◆ **Task prompt**
Filter the records below for the word "EnvFamily". Copy each line that holds it.

Entries taken from a collection
=== Section Start ===

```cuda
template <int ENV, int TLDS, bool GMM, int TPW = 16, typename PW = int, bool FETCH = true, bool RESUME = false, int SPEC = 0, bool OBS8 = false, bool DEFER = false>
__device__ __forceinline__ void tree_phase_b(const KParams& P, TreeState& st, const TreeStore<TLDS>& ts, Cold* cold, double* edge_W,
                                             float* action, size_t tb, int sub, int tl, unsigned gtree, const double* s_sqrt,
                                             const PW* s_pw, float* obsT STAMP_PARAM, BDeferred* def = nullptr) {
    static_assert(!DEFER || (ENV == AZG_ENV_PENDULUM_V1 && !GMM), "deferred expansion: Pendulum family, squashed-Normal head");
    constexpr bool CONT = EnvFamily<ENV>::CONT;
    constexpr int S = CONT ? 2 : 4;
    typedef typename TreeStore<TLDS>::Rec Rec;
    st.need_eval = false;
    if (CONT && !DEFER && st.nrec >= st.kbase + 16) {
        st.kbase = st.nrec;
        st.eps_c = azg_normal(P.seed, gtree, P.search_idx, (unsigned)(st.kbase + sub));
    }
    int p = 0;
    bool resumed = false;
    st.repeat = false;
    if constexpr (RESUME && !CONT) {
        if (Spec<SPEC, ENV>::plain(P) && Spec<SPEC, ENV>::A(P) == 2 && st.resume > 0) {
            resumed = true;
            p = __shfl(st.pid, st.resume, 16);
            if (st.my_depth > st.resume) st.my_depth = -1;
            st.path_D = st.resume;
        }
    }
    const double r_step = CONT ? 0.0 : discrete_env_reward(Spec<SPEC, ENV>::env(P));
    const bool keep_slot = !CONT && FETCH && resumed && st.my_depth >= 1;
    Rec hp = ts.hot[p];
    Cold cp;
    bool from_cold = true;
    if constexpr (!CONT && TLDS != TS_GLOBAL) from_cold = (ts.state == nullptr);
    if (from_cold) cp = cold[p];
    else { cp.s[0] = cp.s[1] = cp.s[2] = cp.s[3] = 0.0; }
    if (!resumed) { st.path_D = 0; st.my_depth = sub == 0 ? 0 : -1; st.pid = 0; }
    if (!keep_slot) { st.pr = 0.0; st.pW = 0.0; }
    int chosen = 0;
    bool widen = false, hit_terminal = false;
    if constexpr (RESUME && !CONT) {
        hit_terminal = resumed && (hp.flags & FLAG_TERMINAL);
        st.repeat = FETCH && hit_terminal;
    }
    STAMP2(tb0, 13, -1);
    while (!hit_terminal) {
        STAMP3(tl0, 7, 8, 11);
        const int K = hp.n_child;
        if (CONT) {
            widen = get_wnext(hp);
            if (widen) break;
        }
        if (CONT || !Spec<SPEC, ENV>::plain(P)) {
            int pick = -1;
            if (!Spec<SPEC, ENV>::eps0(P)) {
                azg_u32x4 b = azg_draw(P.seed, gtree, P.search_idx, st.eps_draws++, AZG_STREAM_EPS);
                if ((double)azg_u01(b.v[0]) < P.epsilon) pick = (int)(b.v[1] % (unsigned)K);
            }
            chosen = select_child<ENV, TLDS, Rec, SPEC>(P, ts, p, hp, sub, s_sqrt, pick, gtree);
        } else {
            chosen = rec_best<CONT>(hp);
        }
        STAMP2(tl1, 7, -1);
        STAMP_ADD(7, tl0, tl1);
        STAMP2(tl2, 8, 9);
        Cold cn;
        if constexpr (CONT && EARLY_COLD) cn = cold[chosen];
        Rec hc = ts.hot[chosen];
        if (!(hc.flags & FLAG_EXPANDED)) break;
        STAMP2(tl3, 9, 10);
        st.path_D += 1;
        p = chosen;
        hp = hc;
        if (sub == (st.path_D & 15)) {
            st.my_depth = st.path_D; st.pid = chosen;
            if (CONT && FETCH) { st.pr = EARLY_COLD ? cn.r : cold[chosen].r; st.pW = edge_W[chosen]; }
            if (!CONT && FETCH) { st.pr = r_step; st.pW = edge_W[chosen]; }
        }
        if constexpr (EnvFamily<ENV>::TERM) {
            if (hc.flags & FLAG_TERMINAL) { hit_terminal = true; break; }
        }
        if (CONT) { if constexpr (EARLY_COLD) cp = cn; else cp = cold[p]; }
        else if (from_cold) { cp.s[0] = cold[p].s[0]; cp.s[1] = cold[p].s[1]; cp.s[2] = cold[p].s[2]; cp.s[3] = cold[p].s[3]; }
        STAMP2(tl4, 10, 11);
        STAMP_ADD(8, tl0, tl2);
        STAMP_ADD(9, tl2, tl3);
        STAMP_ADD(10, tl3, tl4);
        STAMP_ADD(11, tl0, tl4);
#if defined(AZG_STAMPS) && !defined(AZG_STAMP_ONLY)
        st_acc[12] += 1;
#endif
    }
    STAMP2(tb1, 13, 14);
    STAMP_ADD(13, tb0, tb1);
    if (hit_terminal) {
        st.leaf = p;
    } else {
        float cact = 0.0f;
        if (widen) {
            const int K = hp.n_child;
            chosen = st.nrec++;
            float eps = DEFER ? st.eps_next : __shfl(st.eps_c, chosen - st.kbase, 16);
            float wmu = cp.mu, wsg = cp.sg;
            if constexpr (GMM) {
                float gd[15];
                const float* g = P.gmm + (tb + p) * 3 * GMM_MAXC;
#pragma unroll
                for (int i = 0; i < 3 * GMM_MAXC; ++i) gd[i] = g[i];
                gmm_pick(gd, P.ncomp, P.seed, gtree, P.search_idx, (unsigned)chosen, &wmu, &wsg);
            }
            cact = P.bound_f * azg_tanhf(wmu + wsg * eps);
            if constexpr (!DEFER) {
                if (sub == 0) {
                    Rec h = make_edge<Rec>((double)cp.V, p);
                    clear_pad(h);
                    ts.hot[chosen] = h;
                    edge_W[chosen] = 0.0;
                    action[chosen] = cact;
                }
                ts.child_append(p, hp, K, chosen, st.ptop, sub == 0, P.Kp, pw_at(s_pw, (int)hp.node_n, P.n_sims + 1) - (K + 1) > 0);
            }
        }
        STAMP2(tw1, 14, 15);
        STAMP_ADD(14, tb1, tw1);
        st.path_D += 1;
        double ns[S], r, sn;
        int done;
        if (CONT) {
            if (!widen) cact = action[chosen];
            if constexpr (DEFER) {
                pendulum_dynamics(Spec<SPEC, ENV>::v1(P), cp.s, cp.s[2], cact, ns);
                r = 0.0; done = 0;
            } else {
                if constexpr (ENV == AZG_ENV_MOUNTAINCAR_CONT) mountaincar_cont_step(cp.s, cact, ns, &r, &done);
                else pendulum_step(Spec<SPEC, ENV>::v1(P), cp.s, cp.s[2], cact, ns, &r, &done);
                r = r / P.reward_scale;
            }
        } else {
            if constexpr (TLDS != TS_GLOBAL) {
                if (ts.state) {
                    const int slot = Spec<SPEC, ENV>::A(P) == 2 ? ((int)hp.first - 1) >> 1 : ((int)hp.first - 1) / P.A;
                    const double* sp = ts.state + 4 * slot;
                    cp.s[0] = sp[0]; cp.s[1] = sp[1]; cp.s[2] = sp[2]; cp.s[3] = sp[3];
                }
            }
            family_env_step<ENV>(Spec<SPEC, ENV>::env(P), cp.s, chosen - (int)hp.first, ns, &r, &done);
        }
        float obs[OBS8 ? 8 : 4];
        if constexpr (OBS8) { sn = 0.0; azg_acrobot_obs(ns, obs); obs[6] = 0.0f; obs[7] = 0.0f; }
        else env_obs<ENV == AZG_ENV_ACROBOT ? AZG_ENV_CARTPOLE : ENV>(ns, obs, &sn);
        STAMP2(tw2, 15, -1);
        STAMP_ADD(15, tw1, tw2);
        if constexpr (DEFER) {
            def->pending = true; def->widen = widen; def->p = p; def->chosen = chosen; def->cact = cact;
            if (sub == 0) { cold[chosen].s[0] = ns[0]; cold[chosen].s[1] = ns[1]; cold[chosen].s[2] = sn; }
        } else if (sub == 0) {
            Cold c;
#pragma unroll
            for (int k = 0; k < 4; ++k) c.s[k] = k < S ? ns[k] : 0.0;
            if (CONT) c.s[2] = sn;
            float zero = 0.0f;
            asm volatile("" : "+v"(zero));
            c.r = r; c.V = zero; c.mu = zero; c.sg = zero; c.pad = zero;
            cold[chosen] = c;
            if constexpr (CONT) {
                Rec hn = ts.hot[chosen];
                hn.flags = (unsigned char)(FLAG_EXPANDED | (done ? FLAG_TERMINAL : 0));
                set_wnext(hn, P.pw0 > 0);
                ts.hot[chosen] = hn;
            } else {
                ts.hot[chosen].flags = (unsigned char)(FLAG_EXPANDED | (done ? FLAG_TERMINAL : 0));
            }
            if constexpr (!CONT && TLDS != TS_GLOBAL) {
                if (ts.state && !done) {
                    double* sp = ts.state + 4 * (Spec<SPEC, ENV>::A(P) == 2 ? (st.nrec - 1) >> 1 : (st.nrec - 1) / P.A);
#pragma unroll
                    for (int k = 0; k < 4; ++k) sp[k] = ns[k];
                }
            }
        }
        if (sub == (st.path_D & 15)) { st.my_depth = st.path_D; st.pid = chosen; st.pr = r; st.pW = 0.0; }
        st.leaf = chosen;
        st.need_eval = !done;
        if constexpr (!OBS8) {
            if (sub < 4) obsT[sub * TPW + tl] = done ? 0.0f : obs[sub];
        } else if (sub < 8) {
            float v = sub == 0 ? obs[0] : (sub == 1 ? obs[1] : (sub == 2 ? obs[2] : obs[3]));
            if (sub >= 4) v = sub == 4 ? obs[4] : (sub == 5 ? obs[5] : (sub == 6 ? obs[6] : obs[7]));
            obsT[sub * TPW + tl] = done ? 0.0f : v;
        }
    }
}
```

=== Section End ===

◆ **Answer to the exercise**
    constexpr bool CONT = EnvFamily<ENV>::CONT;
        if constexpr (EnvFamily<ENV>::TERM) {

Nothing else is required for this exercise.